Bootcamp, Brand Camp and Demo Day: Jillian Manus on the EIC USA Soft-landing Programme

Brussels, May 15th 2024
Summary
  • Fifteen EIC-backed health and life sciences scaleups travelled to San Francisco and Silicon Valley for an intensive EIC USA Soft-landing week running 19 to 24 May 2024.
  • Jillian Manus, EIC U.S. Venture Advisor, organised a programme of more than 20 granular sessions with VCs, founders, university partners and industry bodies to sharpen commercialisation skills.
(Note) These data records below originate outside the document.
#include "host_pipeline.h"
#ifdef PPD_HOSTPROF
#include "../../tools/hostprof_stub.h"
#endif

using namespace ppd;

namespace ppd {

#ifdef PPD_HOSTPROF
void* pinned_alloc(size_t n) { return malloc(n); }
void pinned_free(void* p) { free(p); }
#else
void* pinned_alloc(size_t n) {
  void* p = nullptr;
  return cudaHostAlloc(&p, n, cudaHostAllocDefault) == cudaSuccess ? p : nullptr;
}
void pinned_free(void* p) { cudaFreeHost(p); }
#endif

void stats_reset(ppd_ctx* c) { c->stats = ppd_stats{}; }

void StreamLease::lane_copy_flush_fwd(Lane* l) { lane_copy_flush(l); }
void lane_copy_flush(Lane* l) {
#ifndef PPD_HOSTPROF
  if (!l->copies.n) return;
  launch_copy_segments(l->copies, l->st);
  CUDA_OK(cudaGetLastError());
  l->stats.kernel_launches += 1;
  l->copies.n = 0;
#endif
}
void lane_copy(Lane* l, void* dst, const void* src, size_t bytes) {
  if (!bytes) return;
  if (l->copies.n == CopyBatch::MAX) lane_copy_flush(l);
  CopyBatch& b = l->copies;
  b.dst[b.n] = dst, b.src[b.n] = src, b.bytes[b.n] = bytes, b.n++;
}

void lane_sync(Lane* l) {
  lane_copy_flush(l);
  const auto t0 = std::chrono::steady_clock::now();
  CUDA_OK(cudaEventRecord(l->ev_sync, l->st));
  CUDA_OK(cudaEventSynchronize(l->ev_sync));
  l->stats.host_wait_ms += std::chrono::duration<double, std::milli>(std::chrono::steady_clock::now() - t0).count();
}

namespace {
struct TraceState {
  FILE* f = nullptr;
  cudaEvent_t base = nullptr;
  std::chrono::steady_clock::time_point host0;
  std::mutex mu;
  unsigned seq = 0;
};
TraceState& trace_state() {
  static TraceState* t = [] {
    TraceState* s = new TraceState;
#ifndef PPD_HOSTPROF
    const char* path = getenv("PPD_TRACE");
    if (path && *path && (s->f = fopen(path, "w")) != nullptr) {
      if (cudaEventCreate(&s->base) != cudaSuccess || cudaEventRecord(s->base, 0) != cudaSuccess || cudaEventSynchronize(s->base) != cudaSuccess) {
        fclose(s->f);
        s->f = nullptr;
      }
      s->host0 = std::chrono::steady_clock::now();
      if (s->f) fprintf(s->f, "lane,block,label,device_ms,host_ms\n");
    }
#endif
    return s;
  }();
  return *t;
}
}
bool trace_on() { return trace_state().f != nullptr; }
void trace_mark(Lane* l, const char* label) {
#ifndef PPD_HOSTPROF
  TraceState& t = trace_state();
  if (!t.f) return;
  if (l->tr_n == l->tr_ev.size()) {
    cudaEvent_t e;
    CUDA_OK(cudaEventCreate(&e));
    l->tr_ev.push_back(e), l->tr_label.push_back(label), l->tr_host_ms.push_back(0);
  }
  CUDA_OK(cudaEventRecord(l->tr_ev[l->tr_n], l->st));
  l->tr_label[l->tr_n] = label;
  l->tr_host_ms[l->tr_n] = std::chrono::duration<double, std::milli>(std::chrono::steady_clock::now() - t.host0).count();
  l->tr_n++;
#endif
}
void trace_flush(Lane* l) {
#ifndef PPD_HOSTPROF
  TraceState& t = trace_state();
  if (!t.f || !l->tr_n) return;
  std::lock_guard<std::mutex> g(t.mu);
  const unsigned seq = t.seq++;
  for (size_t k = 0; k < l->tr_n; k++) {
    float ms = 0;
    if (cudaEventSynchronize(l->tr_ev[k]) != cudaSuccess || cudaEventElapsedTime(&ms, t.base, l->tr_ev[k]) != cudaSuccess) ms = -1;
    fprintf(t.f, "%d,%u,%s,%.4f,%.4f\n", l->id, seq, l->tr_label[k], ms, l->tr_host_ms[k]);
  }
  fflush(t.f);
  l->tr_n = 0;
#endif
}

void KeyHasher::run(Lane* c) {
  size_t n = lens.size();
  digest.resize(n);
  if (!n) return;
#ifdef PPD_HOSTPROF
  for (size_t i = 0; i < n; i++) hostprof::keccak256(data.data() + off[i], lens[i], digest[i].b);
  return;
#endif
  se.resize(2 * n);
  for (size_t i = 0; i < n; i++) se[2 * i] = off[i], se[2 * i + 1] = off[i] + lens[i];
  c->d_msg.reserve(data.size() + 16);
  c->d_msg_off.reserve(se.size() * 8);
  c->d_digest.reserve(n * 32);
  CUDA_OK(cudaMemcpyAsync(c->d_msg.p, data.data(), data.size(), cudaMemcpyHostToDevice, c->st));
  CUDA_OK(cudaMemcpyAsync(c->d_msg_off.p, se.data(), se.size() * 8, cudaMemcpyHostToDevice, c->st));
  launch_keccak256_ranges(c->d_msg.as<uint8_t>(), c->d_msg_off.as<uint64_t>(), (uint32_t)n, c->d_digest.as<uint8_t>(), c->st);
  CUDA_OK(cudaGetLastError());
  CUDA_OK(cudaMemcpyAsync(digest.data(), c->d_digest.p, n * 32, cudaMemcpyDeviceToHost, c->st));
  lane_sync(c);
  c->stats.key_hashes += n;
  for (size_t i = 0; i < n; i++) c->stats.key_permutations += lens[i] / 136 + 1;
  c->stats.h2d_bytes += (double)(data.size() + se.size() * 8);
  c->stats.d2h_bytes += (double)(n * 32);
  c->stats.kernel_launches += 1;
}

void job_delete(Job* j) { delete j; }
Job& job_of(Lane* l, size_t n_blocks) {
  if (!l->job) l->job = new Job();
  l->job->reset(n_blocks);
  return *l->job;
}

Lane* lane_of(ppd_ctx* c, size_t w) {
  while (c->lanes.size() <= w) {
    std::unique_ptr<Lane> l(new Lane());
    l->id = (int)c->lanes.size();
#ifndef PPD_HOSTPROF
    CUDA_OK(cudaStreamCreateWithFlags(&l->st, cudaStreamNonBlocking));
    l->own_st = l->st;
    l->h_task = (txn::LoopTask*)pinned_alloc(sizeof(txn::LoopTask));
    if (!l->h_task) fail(PPD_ERR_BAD_ARGUMENT, "out of page-locked memory");
    CUDA_OK(cudaEventCreateWithFlags(&l->ev_ready, cudaEventDisableTiming));
    CUDA_OK(cudaEventCreateWithFlags(&l->ev_loop_done, cudaEventBlockingSync | cudaEventDisableTiming));
    CUDA_OK(cudaEventCreate(&l->ev0));
    CUDA_OK(cudaEventCreate(&l->ev1));
    CUDA_OK(cudaEventCreateWithFlags(&l->ev_sync, cudaEventBlockingSync | cudaEventDisableTiming));
    CUDA_OK(cudaEventCreate(&l->ev_loop0));
    CUDA_OK(cudaEventCreate(&l->ev_loop1));
#endif
    c->lanes.push_back(l.release());
  }
  return c->lanes[w];
}
void lane_delete(Lane* l) {
#ifndef PPD_HOSTPROF
  DevBuf* bufs[] = {&l->d_nodes, &l->d_order,  &l->d_keys,     &l->d_vals, &l->d_hashes,  &l->d_children, &l->d_accounts,
                    &l->d_ref,   &l->d_ref_len, &l->d_counters, &l->d_msg,  &l->d_msg_off, &l->d_digest,
                    &l->d_plan,  &l->d_out,     &l->d_wit,      &l->d_pa,   &l->d_pb,      &l->d_pc,
                    &l->d_level, &l->d_okeys,   &l->d_obins,    &l->d_flat, &l->d_txn,     &l->d_order2};
  for (DevBuf* b : bufs) b->release();
  if (l->h_parse) pinned_free(l->h_parse);
  for (cudaEvent_t e : l->tr_ev) cudaEventDestroy(e);
  if (l->h_task) pinned_free(l->h_task);
  if (l->ev_ready) cudaEventDestroy(l->ev_ready);
  if (l->ev_loop_done) cudaEventDestroy(l->ev_loop_done);
  if (l->ev0) cudaEventDestroy(l->ev0);
  if (l->ev1) cudaEventDestroy(l->ev1);
  if (l->ev_sync) cudaEventDestroy(l->ev_sync);
  if (l->ev_loop0) cudaEventDestroy(l->ev_loop0);
  if (l->ev_loop1) cudaEventDestroy(l->ev_loop1);
  if (l->st) cudaStreamDestroy(l->st);
#endif
  if (l->job) job_delete(l->job);
  delete l;
}

void sweep(Lane* c, Job& J, bool refs_to_host) {
  HostArena& A = J.A;
  uint32_t n = (uint32_t)A.nodes.size();
  J.ref.resize(32ull * n);
  J.ref_len.resize(n);
  J.refs_on_host = true;
  if (!n) return;
#ifdef PPD_HOSTPROF
  memset(J.ref.data(), 0, 32ull * n);
  memset(J.ref_len.data(), 32, n);
  return;
#endif
  uint32_t n_levels = 0;
  for (uint32_t i = 0; i < n; i++) n_levels = std::max<uint32_t>(n_levels, A.level[i] + 1u);
  std::vector<uint32_t> level_start(n_levels + 1, 0);
  for (uint32_t i = 0; i < n; i++) level_start[A.level[i] + 1u]++;
  for (uint32_t l = 0; l < n_levels; l++) level_start[l + 1] += level_start[l];
  const bool device_order = 64u * n_levels <= ORDER_MAX_BINS;
  PVec<uint32_t>& order = J.order;
  if (!device_order) {
    auto node_class = [&](uint32_t i) -> uint32_t {
      const NodeRec& r = A.nodes[i];
      uint32_t kind = r.w0 & 0xff;
      if (kind == NK_BRANCH) return 40 + ((uint32_t)__builtin_popcount(r.a1 & 0xffff) - 1 & 15);
      if (kind == NK_ROOT) return 56;
      uint32_t perms = 1;
      if (kind == NK_LEAF) {
        uint32_t nl = (r.w0 >> 16) & 0xff;
        perms = ((nl < 2 ? 1 : 2 + (nl >> 1)) + r.a2 + 6) / 136 + 1;
      }
      return kind * 8 + (perms > 8 ? 7 : perms - 1);
    };
    order.resize(n);
    std::vector<uint8_t> cls(n);
    std::vector<uint32_t> bucket((size_t)n_levels * 64 + 1, 0);
    for (uint32_t i = 0; i < n; i++) {
      cls[i] = (uint8_t)node_class(i);
      bucket[(size_t)A.level[i] * 64 + cls[i] + 1]++;
    }
    for (size_t k = 0; k + 1 < bucket.size(); k++) bucket[k + 1] += bucket[k];
    for (uint32_t i = 0; i < n; i++) order[bucket[(size_t)A.level[i] * 64 + cls[i]]++] = i;
  }
  const Job::Resident& R = J.dev;
  c->d_nodes.reserve_keep(16ull * n, 16ull * R.nodes, c->st);
  c->d_order.reserve(4ull * n);
  c->d_keys.reserve_keep(A.key_pool.size() + 16, R.keys, c->st);
  c->d_vals.reserve_keep(A.val_pool.size() + 16, R.vals, c->st);
  c->d_hashes.reserve_keep(A.hash_pool.size() + 32, R.hashes, c->st);
  c->d_children.reserve_keep(4ull * A.child_pool.size() + 16, 4ull * R.children, c->st);
  c->d_accounts.reserve_keep(sizeof(AccountRec) * A.accounts.size() + 16, sizeof(AccountRec) * R.accounts, c->st);
  c->d_ref.reserve(32ull * n);
  c->d_ref_len.reserve(n);
  c->d_counters.reserve(32);
  auto up = [&](DevBuf& d, const void* src, size_t bytes, size_t resident = 0) {
    if (bytes <= resident) return;
    CUDA_OK(cudaMemcpyAsync(d.as<uint8_t>() + resident, (const uint8_t*)src + resident, bytes - resident, cudaMemcpyHostToDevice, c->st));
    c->stats.h2d_bytes += (double)(bytes - resident);
  };
  up(c->d_nodes, A.nodes.data(), 16ull * n, 16ull * R.nodes);
  if (device_order) {
    c->d_level.reserve_keep(2ull * n + 16, 2ull * R.nodes, c->st);
    c->d_okeys.reserve(2ull * n + 16);
    c->d_obins.reserve(4ull * ORDER_MAX_BINS);
    up(c->d_level, A.level.data(), 2ull * n, 2ull * R.nodes);
    CUDA_OK(cudaMemsetAsync(c->d_obins.p, 0, 4ull * 64 * n_levels, c->st));
    launch_order_by_level_class(c->d_nodes.as<NodeRec>(), c->d_level.as<uint16_t>(), n, 64 * n_levels, c->d_okeys.as<uint16_t>(),
                                c->d_obins.as<uint32_t>(), c->d_order.as<uint32_t>(), c->st);
    c->stats.kernel_launches += 3;
  } else {
    up(c->d_order, order.data(), 4ull * n);
  }
  up(c->d_keys, A.key_pool.data(), A.key_pool.size(), R.keys);
  up(c->d_vals, A.val_pool.data(), A.val_pool.size(), R.vals);
  up(c->d_hashes, A.hash_pool.data(), A.hash_pool.size(), R.hashes);
  up(c->d_children, A.child_pool.data(), 4ull * A.child_pool.size(), 4ull * R.children);
  up(c->d_accounts, A.accounts.data(), sizeof(AccountRec) * A.accounts.size(), sizeof(AccountRec) * R.accounts);
  CUDA_OK(cudaMemsetAsync(c->d_counters.p, 0, 32, c->st));
  ArenaView V;
  V.nodes = c->d_nodes.as<NodeRec>();
  V.key_pool = c->d_keys.as<uint8_t>();
  V.val_pool = c->d_vals.as<uint8_t>();
  V.hash_pool = c->d_hashes.as<uint8_t>();
  V.child_pool = c->d_children.as<uint32_t>();
  V.accounts = c->d_accounts.as<AccountRec>();
  V.ref = c->d_ref.as<uint8_t>();
  V.ref_len = c->d_ref_len.as<uint8_t>();
  V.counters = c->d_counters.as<unsigned long long>();
  CUDA_OK(cudaEventRecord(c->ev0, c->st));
  for (uint32_t l = 0; l < n_levels; l++) {
    launch_hash_level(V, c->d_order.as<uint32_t>(), level_start[l], level_start[l + 1], c->st);
    c->stats.kernel_launches++;
    c->stats.level_launches++;
  }
  CUDA_OK(cudaGetLastError());
  CUDA_OK(cudaEventRecord(c->ev1, c->st));
  unsigned long long counters[3] = {0, 0, 0};
  c->has_last = true;
  c->last_view = V;
  c->last_level_start = level_start;
  c->last_level_start2.clear();
  c->last_msg_data = nullptr;
  c->has_last_txn = false;
  c->last_n_msgs = (uint32_t)J.kh.lens.size();
  J.refs_on_host = refs_to_host;
  if (refs_to_host) {
    CUDA_OK(cudaMemcpyAsync(J.ref.data(), c->d_ref.p, 32ull * n, cudaMemcpyDeviceToHost, c->st));
    CUDA_OK(cudaMemcpyAsync(J.ref_len.data(), c->d_ref_len.p, n, cudaMemcpyDeviceToHost, c->st));
  }
  CUDA_OK(cudaMemcpyAsync(counters, c->d_counters.p, 24, cudaMemcpyDeviceToHost, c->st));
  lane_sync(c);
  float ms = 0;
  CUDA_OK(cudaEventElapsedTime(&ms, c->ev0, c->ev1));
  c->stats.gpu_ms += ms;
  c->stats.nodes_hashed += counters[0];
  c->stats.node_permutations += counters[1];
  c->stats.node_bytes += counters[2];
  c->stats.arena_nodes += n;
  c->stats.levels += n_levels;
  if (refs_to_host) c->stats.d2h_bytes += 33.0 * n;
}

  • Highlights included a deep immersion at Stanford Medicine, a Brand Camp at Goodby Silverstein Partners, and a Demo Day that was circulated to over 250 funds and enterprise partners.
  • The Soft-landing focuses on people and narrative as much as technology, pushing European founders to sell their mission and team in addition to their product.
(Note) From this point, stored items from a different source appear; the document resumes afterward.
+            const int c = chunk * KC;
+            const bool first = c < p.C0;
+            const char* src = reinterpret_cast<const char*>(first ? p.src0 : p.src1);
+            const unsigned ld = (unsigned)(first ? p.ld0 : p.ld1);
+            const unsigned co = (unsigned)(first ? c : c - p.C0) + 8u * kh;
+            if (HAS_COEF && (ty == 0 || s == n2)) {
+#pragma unroll
+                for (int j = 0; j < WS_NJ; ++j) {
+                    const size_t o = (size_t)it_b[j] * Ct + c + 8 * kh;
+                    ca[j][0] = *reinterpret_cast<const float4*>(p.coef_a + o);
+                    ca[j][1] = *reinterpret_cast<const float4*>(p.coef_a + o + 4);
+                    cs[j][0] = *reinterpret_cast<const float4*>(p.coef_s + o);
+                    cs[j][1] = *reinterpret_cast<const float4*>(p.coef_s + o + 4);
+                }
+            }
+#pragma unroll
+            for (int j = 0; j < WS_NJ; ++j) {
+                const bool ok = (it_ok[j] >> ty) & 1u;
+                const unsigned o = ((unsigned)(it_m[j] + (ok ? (ty - 1) * p.W : 0)) * ld + co) * 4u;
+                areg[j][0] = *reinterpret_cast<const float4*>(src + o);
+                areg[j][1] = *reinterpret_cast<const float4*>(src + o + 16);
+            }
+        }
+    };
+    auto commit_x2 = [&](int s) {
+        char* A = As + (s & 1) * 2 * APL;
+#pragma unroll
+        for (int j = 0; j < WS_NJ; ++j) {
+            if (!(it_ok[j] & 8u)) continue;
+            vec pl[2];
+            SP::split(areg[j][0], areg[j][1], xscale2, pl);
+            *reinterpret_cast<vec*>(A + it_lds[j]) = pl[0];
+            *reinterpret_cast<vec*>(A + APL + it_lds[j]) = pl[1];
+        }
+    };
+    auto commit = [&](int s) {
+        char* A = As + (s & 1) * 2 * APL;
+        const int u = u_begin + (s - n2);
+        const int ty = u - (u / 3) * 3;
+#pragma unroll
+        for (int j = 0; j < WS_NJ; ++j) {
+            if (!(it_ok[j] & 8u)) continue;
+            vec pl[2];
+            const bool ok = (it_ok[j] >> ty) & 1u;
+            SP::split(transform<MODE>(areg[j][0], ca[j][0], cs[j][0], ok), transform<MODE>(areg[j][1], ca[j][1], cs[j][1], ok), xscale, pl);
+            *reinterpret_cast<vec*>(A + it_lds[j]) = pl[0];
+            *reinterpret_cast<vec*>(A + APL + it_lds[j]) = pl[1];
+        }
+    };
+
+    f32x16 acc[NTI];
+#pragma unroll
+    for (int i = 0; i < NTI; ++i)
+#pragma unroll
+        for (int r = 0; r < 16; ++r) acc[i][r] = 0.f;
+
+    auto tap = [&](int s, int tx) {
+        const char* Ab = As + (s & 1) * 2 * APL;
+        const char* Wb = Ws + (s & 1) * WBUF + tx * (2 * 64 * RB) + w_rd;
+        vec b[2];
+        b[0] = *reinterpret_cast<const vec*>(Wb);
+        b[1] = *reinterpret_cast<const vec*>(Wb + 64 * RB);
+#pragma unroll
+        for (int i0 = 0; i0 < NTI; i0 += 2) {
+            constexpr int NPAIR = 2;
+            vec a[NPAIR][2];
+#pragma unroll
+            for (int d = 0; d < NPAIR; ++d) {
+                if (i0 + d < NTI) {
+                    const int sr = abase[i0 + d] + tx;
+                    const int o = sr * RB + 16 * (half ^ ((sr >> 3) & 1));
+                    a[d][0] = *reinterpret_cast<const vec*>(Ab + o);
+                    a[d][1] = *reinterpret_cast<const vec*>(Ab + APL + o);
+                }
+            }
+#pragma unroll
+            for (int t = 0; t < SP::NTERM; ++t)
+#pragma unroll
+                for (int d = 0; d < NPAIR; ++d)
+                    if (i0 + d < NTI) acc[i0 + d] = SP::mfma(a[d][SP::qa(t)], b[SP::qb(t)], acc[i0 + d]);
+        }
+    };
+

  • The programme offers access to capital, social capital and ecosystem immersion but its long term impact will depend on follow up, matched investor interest and regulatory pathway work in the U.S.
  • This activity sits inside the broader EIC International Trade Fairs and USA Soft-landing Programme 3.0 that runs from 2024 to 2026 to support EIC beneficiaries internationalising into target markets.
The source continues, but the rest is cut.